[Items from a data source]
Content starts

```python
def set_mode(mode: str) -> None:
    global _mode
    if mode not in ("auto", "on", "off"):
        raise ValueError(mode)
    _mode = mode
# ... 90 lines not shown
    "ddl_bn_relu_maxpool": [I, P, P, P, P, P, P, I, I, I, I, I, I, P],
    "ddl_bn_bwd_pool_nblk": [],
    "ddl_bn_bwd_pool": [I, P, P, P, P, P, P, P, I, I, I, I, I, I, P, P, P, P, P, I, P],
    "ddl_bn_bwd_coef_from_partials": [I, P, I, P, L, P, P, L, I, P, P, P, I, P],
    "ddl_bn_bwd_apply_coef": [I, P, P, P, P, P, L, I, P, P],
    "ddl_bn_fwd_from_partials": [I, P, I, L, I, P, P, P, P, F, F, P, P, P, P, P, L],
    "ddl_conv_w_dgrad": [P, P, I, I, I, I, I, I, P, P, P],
    "ddl_conv_w_dgrad_batch": [P, P, I, P],
    "ddl_gelu_bwd_colsum": [I, P, P, P, L, I, P, P, I, I, P],
    "ddl_acc_f32": [I, P, P, L, P],
    "ddl_tanh_bwd": [I, P, P, P, L, P],
    "ddl_copy2d": [I, P, L, L, L, P, L, L, L, P],
    "ddl_add_into": [I, P, P, L, P],
    "ddl_zero": [P, L, P],
    "ddl_rows_add_row": [I, P, P, P, L, L, P],
    "ddl_seq_prepend_add": [I, P, P, P, P, L, L, L, P],
    "ddl_sort_ids_ok": [L, L],
    "ddl_sort_ids": [P, L, P, P, P],
    "ddl_drain_acc": [I, P, P, L, P],
    "ddl_acc_grad": [I, P, P, L, I, I, P],
    "ddl_softmax_topk": [I, P, L, I, I, P, P, P, P],
    "ddl_gemm_conv_multi": [I, I, P, P, P, P, P, L, I, P, P],
    "ddl_conv3x3": [P, P, P, I, I, I, I, I, P, P, P, P, P, P, I, P],
    "ddl_conv3x3_wgrad": [P, P, P, I, I, I, I, I, P, L, I, I, I, P],
    "ddl_stem_wgrad": [P, P, P, I, I, I, I, I, I, I, P, L, I, I, I, P],
    "ddl_stem_fwd": [P, P, P, I, I, I, I, P, I, P],
    "ddl_s2d_input": [P, I, I, I, I, I, P, I, I, P],
    "ddl_s2d_weight": [P, I, I, I, I, P, I, I, P],
    "ddl_skinny_gemm": [P, P, P, L, I, I, P, P, P, P, P, P, I, P],
    "ddl_stream_gemm": [P, P, P, L, I, I, P, P, P, P, P, P, I, P],
    "ddl_stream_wgrad_ws": [I, I],
    "ddl_conv3_bwd_grid": [L, I],
    "ddl_conv3_bwd": [P, P, P, P, P, P, P, P, P, P, P, P, P, P, L, P, I, I, L, I, I, I, P],
    "ddl_bn_bwd": [I, P, P, P, P, P, P, L, I, I, P, P, P, P, P, P, I, P],
    "ddl_ln_supported": [I],
    "ddl_ln_fwd": [I, P, P, L, P, P, P, P, P, L, I, F, U64, F, P],
    "ddl_ln_bwd_nblk": [L],
    "ddl_ln_bwd": [I, P, P, P, L, P, P, P, P, P, P, P, L, I, I, P, U64, F, P, P, P, P],
    "ddl_gelu_fwd": [I, P, P, L, P],
    "ddl_gelu_bwd": [I, P, P, P, L, P],
    "ddl_dropout": [I, P, P, L, U64, F, P],
    "ddl_colsum_nblk": [L],
    "ddl_colsum": [I, P, L, I, P, P, I, I, P],
    "ddl_softmax_ce": [I, P, P, L, I, P, P, P, P],
    "ddl_scale_by": [I, P, P, P, L, P],
    "ddl_maxpool_fwd": [I, P, P, P, I, I, I, I, I, I, I, I, I, P],
    "ddl_maxpool_bwd": [I, P, P, P, I, I, I, I, I, I, I, I, I, P],
    "ddl_avgpool_fwd": [I, P, P, I, I, I, P],
    "ddl_avgpool_bwd": [I, P, P, I, I, I, P],
    "ddl_embedding_fwd": [I, P, P, P, L, I, P],
    "ddl_embedding_bwd": [I, P, P, P, P, L, L, I, I, P],
    "ddl_embedding_bwd_sorted": [I, P, P, P, P, P, L, I, I, P],
    "ddl_sgd_step": [I, P, P, I, P, P, P, I, P, F, F, F, I, I, P],
    "ddl_adamw_step": [I, P, P, I, P, P, P, P, I, P, F, F, F, F, F, F, F, F, F, P],
    "ddl_lamb_step": [I, P, P, I, P, P, P, P, I, P, F, F, F, F, F, F, F, F, F, P, P],
    "ddl_sumsq": [I, P, L, P, P],
    "ddl_lamb_phase1": [I, P, P, P, P, P, I, P, F, F, F, F, F, F, F, F, P, P],
    "ddl_lamb_phase2": [P, I, P, P, P, P, I, F, F, F, F, F, P, P],
}
_fns = {}


def fn(name: str):
    f = _fns.get(name)
    if f is None:
        f = getattr(get(), name)
# ... 85 lines not shown
```

### databricks_distributed_deep_learning_amd/ops/_native_conv.py

```python
from __future__ import annotations

import ctypes
import os

import torch
import torch.nn.functional as F

from . import _lib
from ._lib import grad_ready, grad_sink
from ._native_gemm import MODE_CONV, MODE_CONVW, MODE_NN, MODE_NT, MODE_TN, gemm, plan, stats_rows_max
from ._native_norm import _BN_BWD_EPI, _BN_BWD_EPI_RES


def _desc(N, H, W, C, P, Q, stride, h_off, w_off, h_step, w_step, R, S, OH, OW, ostep=1, oa=0, ob=0):
    return [N, H, W, C, P, Q, stride, h_off, w_off, h_step, w_step, R, S, OH, OW, ostep, oa, ob]


STATS_MIN_K = int(os.environ.get("DDL_BN_STATS_MIN_K", "0"))
_DGRAD_NT = os.environ.get("DDL_DGRAD_NT", "1") != "0"


_CONV3X3 = os.environ.get("DDL_CONV3X3", "1") != "0"


# ... 406 lines not shown
    if sink is not None and (not sink.is_contiguous() or sink.dtype not in (torch.bfloat16, torch.float32)):
        return None
    wt = _w_dgrad(w, [0], [0], param).view(C, K)
    dx = torch.empty(N, H, W_, C, dtype=x.dtype, device=x.device)
    dw = sink if sink is not None else torch.empty(K, 1, 1, C, dtype=x.dtype, device=x.device)
    G = _lib.fn("ddl_conv3_bwd_grid")(M, 0)
    part = torch.empty(max(stats_rows_max(M), 1024) * 2 * C + 64 * C, dtype=torch.float32, device=x.device)
    wpart = torch.empty(G * K * C, dtype=torch.bfloat16, device=x.device)
    rc = _lib.fn("ddl_conv3_bwd")(dz.data_ptr(), x3.data_ptr(), mean3.data_ptr(), istd3.data_ptr(), coef.data_ptr(),
                                  x.data_ptr(), bnb.x.data_ptr(), _lib.p(bnb.mask), bnb.mean.data_ptr(),
                                  bnb.istd.data_ptr(), wt.data_ptr(), dx.data_ptr(), part.data_ptr(),
                                  wpart.data_ptr(), wpart.numel(), dw.data_ptr(), int(dw.dtype == torch.float32),
                                  int(sink is not None), M, K, C, 0, _lib.stream())
    if rc == -1:
        return None
    if rc < 0:
        raise RuntimeError(f"ddl_conv3_bwd failed: {rc}")
    bnb.set(dx, part, rc)
    return dx, (None if sink is not None else dw)
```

Content ends

## [What is expected]
For each line in the data that contains the string "import", give a copy of that line.

## [Response]
from __future__ import annotations
import ctypes
import os
import torch
import torch.nn.functional as F
from . import _lib
from ._lib import grad_ready, grad_sink
from ._native_gemm import MODE_CONV, MODE_CONVW, MODE_NN, MODE_NT, MODE_TN, gemm, plan, stats_rows_max
from ._native_norm import _BN_BWD_EPI, _BN_BWD_EPI_RES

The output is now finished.